Borges começa por lembrar a definição de Walter Pater, o qual
nos diz que “toda arte aspira à condição da música”. E a noção mais conhecida
(por ser a correta) da música é que nela temos forma e substância inseparáveis,
a melodia e a peça musical, portanto, têm a relação de som e pausa num lapso de
tempo, e eis que é neste ambiente que as emoções são despertadas pela música,
por estas combinações citadas, som, pausa e tempo.
Borges então segue a sua análise dizendo, seguindo Stevenson,
que há um caráter duplo na poesia, pois esta tem como material as palavras, e
aqui Stevenson associa friamente as palavras do poeta aos utensílios.
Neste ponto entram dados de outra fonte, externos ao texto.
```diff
+          const auto ry = __builtin_amdgcn_permlane32_swap(q[1][d], q[3][d], false, false);
+          x[d] = rx[0]; x[2 + d] = rx[1];
+          y[d] = ry[0]; y[2 + d] = ry[1];
+        }
+        typedef unsigned u4_t __attribute__((ext_vector_type(4)));
+        u4_t b0, b1;
+#pragma unroll
+        for (int d = 0; d < 4; ++d) {
+          const auto r = __builtin_amdgcn_permlane16_swap(x[d], y[d], false, false);
+          b0[d] = r[0]; b1[d] = r[1];
+        }
+        const h8_t f0 = __builtin_bit_cast(h8_t, b0), f1 = __builtin_bit_cast(h8_t, b1);
+#pragma unroll
+        for (int mt = 0; mt < 5; ++mt) {
+          lg[n][0][mt] = __builtin_amdgcn_mfma_f32_16x16x32_f16(pa[mt], f0, lg[n][0][mt], 0, 0, 0);
+          lg[n][1][mt] = __builtin_amdgcn_mfma_f32_16x16x32_f16(pa[mt], f1, lg[n][1][mt], 0, 0, 0);
+        }
+      }
+    }
+    if (pass == S_NPASS - 1) {
+      int b0, txr;
+      bool shared;
+      decode(ew, b0, txr, shared);
+      const int y0 = ew.ty * S_TH, x0 = txr * Q_TW;
+      walk_next(ew);
+#pragma unroll
+      for (int n = 0; n < NT; ++n) {
+        const int y = y0 + gw * 2 + n;
+#pragma unroll
+        for (int h = 0; h < 2; ++h) {
+          const int jj = 16 * h + (lane & 15);
+          const bool second = shared && jj >= we + 2;
+          const int b = b0 + second;
+          const int x = second ? x0 + jj - (we + 2) : (shared && jj >= we ? p.W : x0 + jj);
+          if (y < p.H && x < p.W) {
+            float* o = p.out + ((size_t)(b * p.H + y) * p.W + x) * p.ostride + 4 * kb;
+#pragma unroll
+            for (int mt = 0; mt < 4; ++mt) *reinterpret_cast<f4x_t*>(o + 16 * mt) = lg[n][h][mt];
+            if (kb == 0) o[64] = lg[n][h][4][0];
+          }
+        }
+      }
+    }
+  };
+
+  const int T0 = (n_wg + 1) >> 1, T1 = n_wg >> 1;
+  auto data_role = [&](int wi, int dma_half, int in_chunk, bool last) __attribute__((always_inline)) {
+    if (SSHIP_PP_PRIO) __builtin_amdgcn_s_setprio(SSHIP_PP_PRIO);
+    if (in_chunk >= 0) dma_in(in_chunk, last);
+    if (wi >= 0) fill_weights(wi, dma_half);
+    if (SSHIP_PP_PRIO) __builtin_amdgcn_s_setprio(0);
+    asm volatile("s_waitcnt vmcnt(0)" ::: "memory");
+    __syncthreads();
+  };
+  auto mfma_role = [&](auto chunk_c, int pass) __attribute__((always_inline)) {
+    constexpr int chunk = decltype(chunk_c)::value;
+    mfma_item(chunk_c, pass);
+    if constexpr (chunk == Q_NCHUNK - 1) pass_end(pass);
+    __syncthreads();
+  };
+  const std::integral_constant<int, 0> c0{};
+  const std::integral_constant<int, 1> c1{};
+  const std::integral_constant<int, 2> c2{};
+  const std::integral_constant<int, 3> c3{};
+  __syncthreads();
+  if (grp == 0) {
+    data_role(-1, 0, T0 > 0 ? 0 : -1, false);
+#pragma unroll 1
+    for (int it = 0; it < T0; ++it) {
+      const bool more = it + 1 < T0;
+#pragma unroll 1
+      for (int pass = 0; pass < S_NPASS; ++pass) {
+        const int w0 = pass * 4;
+        const bool lastp = pass == S_NPASS - 1;
+        mfma_role(c0, pass);
+        data_role(w0 + 1, 1, 1, false);
+        mfma_role(c1, pass);
+        data_role(w0 + 2, 1, 2, false);
+        mfma_role(c2, pass);
+        data_role(w0 + 3, 1, 3, lastp);
+        mfma_role(c3, pass);
+        data_role((w0 + 4) & 15, 1, (!lastp || more) ? 0 : -1, false);
+      }
+    }
+  } else {
+    __syncthreads();
+#pragma unroll 1
+    for (int it = 0; it < T1; ++it) {
+#pragma unroll 1
+      for (int pass = 0; pass < S_NPASS; ++pass) {
+        const int w0 = pass * 4;
+        data_role(w0 + 1, 0, 0, false);
+        mfma_role(c0, pass);
+        data_role(w0 + 2, 0, 1, false);
+        mfma_role(c1, pass);
+        data_role(w0 + 3, 0, 2, false);
+        mfma_role(c2, pass);
+        data_role((w0 + 4) & 15, 0, 3, pass == S_NPASS - 1);
+        mfma_role(c3, pass);
+      }
+    }
+    if (T0 > T1) {
+#pragma unroll 1
+      for (int k = 0; k < S_NPASS * Q_NCHUNK; ++k) {
+        data_role((k + 1) & 15, 0, -1, false);
+        __syncthreads();
+      }
+    }
+  }
 }
+
+bool sp_convpab_fits(const ConvW& pa, const ConvW& pb, int B, int H, int W, int ostride) {
+  return pa.cin == 128 && pa.cout == 256 && pa.w_q && pb.cin == 256 && pb.cout == 65 && pb.w_q && ostride >= 68 && ostride % 4 == 0 &&
+         B >= 1 && H >= 1 && W >= 1 && sp_conv3x3_pp128_fits(B, H, W, 128);
+}
+
+hipError_t sp_convpab(const ConvW& pa, const ConvW& pb, const _Float16* in, float* logits, int ostride, int B, int H, int W, hipStream_t s) {
+  if (!sp_convpab_fits(pa, pb, B, H, W, ostride)) return hipErrorInvalidValue;
+  static const hipError_t attr_rc = hipFuncSetAttribute(reinterpret_cast<const void*>(conv3x3_pab), hipFuncAttributeMaxDynamicSharedMemorySize, (int)S_SMEM);
+  if (attr_rc != hipSuccess) return attr_rc;
+  PabArgs a{};
+  a.in = in; a.wpack = pa.w_q; a.bias = pa.bias; a.wb = pb.w_q; a.bias_b = pb.bias; a.out = logits;
+  a.B = B; a.H = H; a.W = W; a.ostride = ostride;
+  const int tiles_x = (W + Q_TW - 1) / Q_TW;
+  const int ntiles = (pp128w_pairs_shape(false, B, W) ? B / 2 * (2 * (tiles_x - 1) + 1) : B * tiles_x) * ((H + S_TH - 1) / S_TH);
+  int gx = cu_count();
+  if (gx * 2 > ntiles) gx = (ntiles + 1) / 2;
+  if (gx < 1) gx = 1;
+  hipLaunchKernelGGL(conv3x3_pab, dim3(gx), dim3(512), S_SMEM, s, a);
+  return hipGetLastError();
+}
+
+}
diff --git a/superslam_amd/csrc/kernels.h b/superslam_amd/csrc/kernels.h
--- a/superslam_amd/csrc/kernels.h
+++ b/superslam_amd/csrc/kernels.h
@@ -65,6 +65,8 @@
 hipError_t sp_conv3x3_pp(const ConvW& w, const _Float16* in, _Float16* out, int B, int H, int W, bool pool, hipStream_t s);
 bool sp_conv3x3_pp128_fits(int B, int H, int W, int cin);
 hipError_t sp_conv3x3_pp128(const ConvW& w, const _Float16* in, _Float16* out, int B, int H, int W, bool pool, hipStream_t s);
+bool sp_convpab_fits(const ConvW& pa, const ConvW& pb, int B, int H, int W, int ostride);
+hipError_t sp_convpab(const ConvW& pa, const ConvW& pb, const _Float16* in, float* logits, int ostride, int B, int H, int W, hipStream_t s);
 bool sp_conv2ab_fused_fits(int B, int H, int W, bool any_batch);
 hipError_t sp_conv2ab_fused(const ConvW& wa, const ConvW& wb, const _Float16* in, _Float16* out, int B, int H, int W, hipStream_t s);
 bool sp_conv3a_roll_fits(int B, int H, int W);
```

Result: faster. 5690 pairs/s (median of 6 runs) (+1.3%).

A chamada
trama, por sua vez, pode ser tanto cotidiana como abstrata, e aqui temos
símbolos rígidos como resultado, o que em Stevenson equivale a transformar o
ordinário em mágica. A natureza dupla, aqui, é que a poesia traduz do mundo da
vida, em seu caráter geral e corriqueiro, um senso estético do maravilhoso,
sendo uma operação, paradoxalmente, que parte de uma frieza objetiva, e ao fim,
temos como efeito que é o que temos como “poesia”, a emoção estética.
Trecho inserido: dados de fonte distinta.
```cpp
#ifdef DAN_STAMPS
__device__ unsigned long long* g_stamps;
constexpr int NSTAMP = 64;
#define STAMP(k)                                                                                      \
    do {                                                                                              \
        __builtin_amdgcn_sched_barrier(0);                                                            \
        unsigned long long t_ = __builtin_amdgcn_s_memtime();                                         \
        __builtin_amdgcn_s_waitcnt(0xC07F);                                                           \
        if (lane == 0 && (k) < NSTAMP) g_stamps[((size_t)stamp_row * NWAVE + wave) * NSTAMP + (k)] = t_; \
        __builtin_amdgcn_sched_barrier(0);                                                            \
    } while (0)
#else
#define STAMP(k) do {} while (0)
#endif

static_assert((HALO + WHB + 4 * (4 * MW - 1) + 1 + 4 + 1) * LDS_S <= LDS_ROWS * LDS_S + MAX_LAYERS * CST_FLOATS, "wino reads stay inside LDS");
static_assert(WHB + 4 * (4 * MW - 1) + 3 >= MPOS - 1 && 4 * (4 * MW - 1) + 3 >= WHB - 1, "wino tiling covers the read");
static_assert(WHB_SHORT + 4 * (4 * MW_SHORT - 1) + 3 >= MPOS_SHORT - 1 && 4 * (4 * MW_SHORT - 1) + 3 >= WHB_SHORT - 1 && WHB_SHORT % 4 == 2,
              "short wino tiling covers its unit");

template <int TW>
// ... 9 lines not shown
        a_nxt = wl[(size_t)gn * (KGC * 64)];
#pragma unroll
        for (int m = 0; m < TW; ++m) {
            __builtin_amdgcn_s_setprio(3);
#pragma unroll
            for (int s = 0; s < 4; ++s)
#pragma unroll
                for (int o = 0; o < 2; ++o) acc[m][o] = mfma16(a[s], b[m][o][s], acc[m][o]);
            __builtin_amdgcn_s_setprio(0);
#pragma unroll
            for (int o = 0; o < 2; ++o) b[m][o] = *(const v4f*)(xrow + (4 * m + 2 * o) * LDS_S + gn * 16);
        }
    }
}

template <bool WINO, bool PERSIST, bool SPLIT, int TW = MW>
__global__ __launch_bounds__(SEG_THREADS, NWAVE / 4) void segment_kernel(SegmentArgs a_by_value) {
    static_assert((!(SPLIT && WINO) && TW == MW) || (SPLIT && WINO && TW == MW_SHORT), "six tiles per lane: the split Winograd kernel, and only it");
    constexpr int TILES = TW == MW ? MT : (MPOS_SHORT + 15) / 16;
    __shared__ __attribute__((aligned(16))) float lds[LDS_ROWS * LDS_S + MAX_LAYERS * CST_FLOATS];
    float* const xs = lds;
    float* const cst = lds + LDS_ROWS * LDS_S;
    typedef const __attribute__((address_space(4))) SegmentArgs* kernarg_ptr;
    constexpr int UNITS = SPLIT ? 2 : 1;
    const int n_work = (a_by_value.work_count ? *a_by_value.work_count : a_by_value.n_rows) * UNITS;
    const int per = a_by_value.work_count ? (n_work + 7) >> 3 : a_by_value.xcd_rows * UNITS;
    const int xcd = blockIdx.x & 7;
    int j = blockIdx.x >> 3;
    int wk = xcd * per + j;
    if (j >= per || wk >= n_work) return;
next_row:
    {
    kernarg_ptr ap = (kernarg_ptr)__builtin_amdgcn_kernarg_segment_ptr();
    if (PERSIST) asm volatile("" : "+s"(ap));
    auto args = [&]() -> decltype(auto) { if constexpr (PERSIST) return (*ap); else return (a_by_value); };
    const auto& a = args();
    [[maybe_unused]] const int unit = wk & 1;
    const int L = SPLIT ? (unit ? a.u_len[1] : a.u_len[0]) : a.L;
    const int Lw = SPLIT ? a.Lw : L;
    const int u_off = SPLIT ? (unit ? a.u_off[1] : a.u_off[0]) : 0;
    [[maybe_unused]] const int own_lo = SPLIT ? (unit ? a.own_lo[1] : a.own_lo[0]) : 0;
    [[maybe_unused]] const int own_hi = SPLIT ? (unit ? a.own_hi[1] : a.own_hi[0]) : L;
    [[maybe_unused]] const int stamp_row = wk;
    int tid = threadIdx.x;
    if (PERSIST) asm volatile("" : "+v"(tid));
    const int lane = tid & 63;
    const int wave = __builtin_amdgcn_readfirstlane(tid >> 6);
    const int wrow = SPLIT ? wk >> 1 : wk;
    const int row_index = __builtin_amdgcn_readfirstlane(a.work_count ? a.work[wrow] : wrow);
    const int site = (int)((unsigned)row_index / (unsigned)a.R);
    const int r = row_index - site * a.R;
    const size_t read_idx = (size_t)site * a.R + r;
    float* yrow = a.y + (read_idx * (size_t)Lw + u_off) * CPAD;
    float* yout = SPLIT ? a.y_out + (read_idx * (size_t)Lw + u_off) * CPAD : yrow;
    const int pos = lane & 15, kk = lane >> 4;
    const int cq = wave & 3, ph = wave >> 2;
    const int m_base = ph * MTW, cnt = ph ? MT - MTW : MTW;
    int chb[NT];
#pragma unroll
    for (int n = 0; n < NT; ++n) chb[n] = (cq * NT + n) * 16 + kk * 4;

    STAMP(0);
    [[maybe_unused]] const int wP0 = wino_base<TW>(lane);
    [[maybe_unused]] const int wlim = ((lane >> 2) & 1) ? wino_cover(TW) : wino_half_base(TW);
    [[maybe_unused]] const int chw = wave * 16 + kk * 4;
    auto dil_of = [&](int l) { return (l == 0) ? 1 : (l + 1 < a.n_layers ? a.dil_mid : a.dil_final); };
// ... 117 lines not shown
    __syncthreads();
    STAMP(1);
    if (a.tap && a.tap_layer == 0 && a.l_begin == 0) copy_out(xs, a.tap + (read_idx * (size_t)Lw + u_off) * CPAD, own_lo, own_hi, tid);

    v4f wbot[KGC];
    auto layer_tail = [&](int l, const float* lc, bool late_prefetch) {
        [[maybe_unused]] const int sb = 2 + (l - a.l_begin) * 8;
        __syncthreads();
        STAMP(sb + 6);
        if (a.tap && a.tap_layer == l + 1) {
            int t = tid;
            asm volatile("" : "+v"(t));
            copy_out(xs, a.tap + (read_idx * (size_t)Lw + u_off) * CPAD, own_lo, own_hi, t);
        }
        if (WINO && CARRY && late_prefetch && l + 1 < a.l_end) first_frags(l + 1, pn0, pn1, pn2, pn3);
        if (a.has_hw && !(WINO && l + 1 < a.l_end))
            bottleneck<NWAVE, SPLIT, TILES>(xs, wbot, lc + CST_BBOT, a.h + (size_t)l * a.h_layer_stride + (read_idx * (size_t)Lw + u_off) * HPAD,
                                     own_hi, wave, lane, own_lo);
        STAMP(sb + 7);
        if (CARRY) { pc0 = pn0; pc1 = pn1; pc2 = pn2; pc3 = pn3; }
    };

    auto direct_layer = [&](int l) {
        const float* wblk = a.wl + (size_t)l * LAYER_STRIDE;
        const float* lc = cst + (l - a.l_begin) * CST_FLOATS;
        const bool residual = (a.res_mask >> l) & 1u;
        const int kg = (l == 0) ? KG0 : KGC;
        const int dil = dil_of(l);
        gv4f_ptr w_conv = (gv4f_ptr)(wblk + W_OFF) + (cq * NT) * 64 + lane;
        gv4f_ptr w_res = (gv4f_ptr)(wblk + WRES_OFF) + (cq * NT) * 64 + lane;
        gv4f_ptr w_bot = (gv4f_ptr)(wblk + WBOT_OFF) + lane;
// ... 292 lines not shown
            for (int g = 0; g < KGC; ++g) wbot[g] = w_bot[(g * 2 + (wave & 1)) * 64];
        }
        layer_tail(0, lc, true);
    };

    if constexpr (WINO) {
        int l = a.l_begin;
        if (l == 0) { if (l0_lookup) lookup_layer0(); else direct_layer(0); l = 1; }
        for (; l < a.l_end; ++l) wino_layer_body(l);
    } else {
        int l = a.l_begin;
        if (l == 0 && l0_lookup) { lookup_layer0(); l = 1; }
        for (; l < a.l_end; ++l) direct_layer(l);
    }
    STAMP(62);
    copy_out(xs, yout, own_lo, own_hi, tid);
    STAMP(63);
    }
    if constexpr (PERSIST) {
        j += gridDim.x >> 3;
        wk = xcd * per + j;
        __syncthreads();
        if (j < per && wk < n_work) goto next_row;
    }
}

void launch_segment(const SegmentArgs& a0, int n_sites, int max_wgs, hipStream_t s) {
    SegmentArgs a = a0;
    a.n_rows = n_sites * a.R;
    a.xcd_rows = ((n_sites + 7) / 8) * a.R;
    const bool split = a.units == 2;
    if (!split) { a.units = 1; a.Lw = a.L; a.y_out = a.y; }
    const int units = split ? 2 : 1;
    const bool persist = a.work_count != nullptr && max_wgs >= 8 && max_wgs < a.n_rows * units;
    const dim3 grid((unsigned)(persist ? (max_wgs & ~7) : 8 * a.xcd_rows * units)), blk(SEG_THREADS);
    if (split) {
        static_assert((304 + 1) / 2 + 1 + 2 * (MAX_LAYERS - 1) <= MPOS_SHORT, "a split Winograd unit fits the six-tile form");
        const bool wino = a.wino && a.L <= MPOS_SHORT;
        a.wino = wino;
        if (persist) {
            if (wino) hipLaunchKernelGGL((segment_kernel<true, true, true, MW_SHORT>), grid, blk, 0, s, a);
            else hipLaunchKernelGGL((segment_kernel<false, true, true>), grid, blk, 0, s, a);
        } else {
            if (wino) hipLaunchKernelGGL((segment_kernel<true, false, true, MW_SHORT>), grid, blk, 0, s, a);
            else hipLaunchKernelGGL((segment_kernel<false, false, true>), grid, blk, 0, s, a);
        }
    } else if (persist) {
        if (a.wino) hipLaunchKernelGGL((segment_kernel<true, true, false>), grid, blk, 0, s, a);
// ... 397 lines not shown
```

Borges então segue analisando a relação entre durabilidade no
tempo histórico de uma poesia, isto é, se ela permanece viva no tempo ou se
converte em língua morta. E Borges então recapitula uma provável origem das
palavras, estas que vêm do mundo concreto, muito antes de qualquer abstração. Muitas
vezes, temos uma origem mágica das palavras, como instrumentos de encantamentos,
o que pode ser uma concepção da palavra mais próxima da metáfora poética, aqui
temos não exatamente uma abstração ainda, mas a palavra como função de magia e
de culto.
E aqui Borges, por sua vez, refuta Stevenson, e retoma a
palavra na poesia como sendo o retorno às fontes da linguagem, e aqui temos a
diferenciação das línguas das nações e dialetos de tribos, pois então não há
como ter um chamado “dicionário perfeito”, uma relação simétrica entre palavra
e universalidade, a diferença entre os idiomas comprova, justamente, que isto
não existe. Isto é, as línguas têm origem popular e diversa, portanto, não
foram inventadas por linguistas ou filólogos, portanto, a relação lógica de
Stevenson vira aqui um fantasma ou, na verdade, um sofisma. Por fim, o caráter
popular da linguagem veio muito antes de qualquer afetação livresca.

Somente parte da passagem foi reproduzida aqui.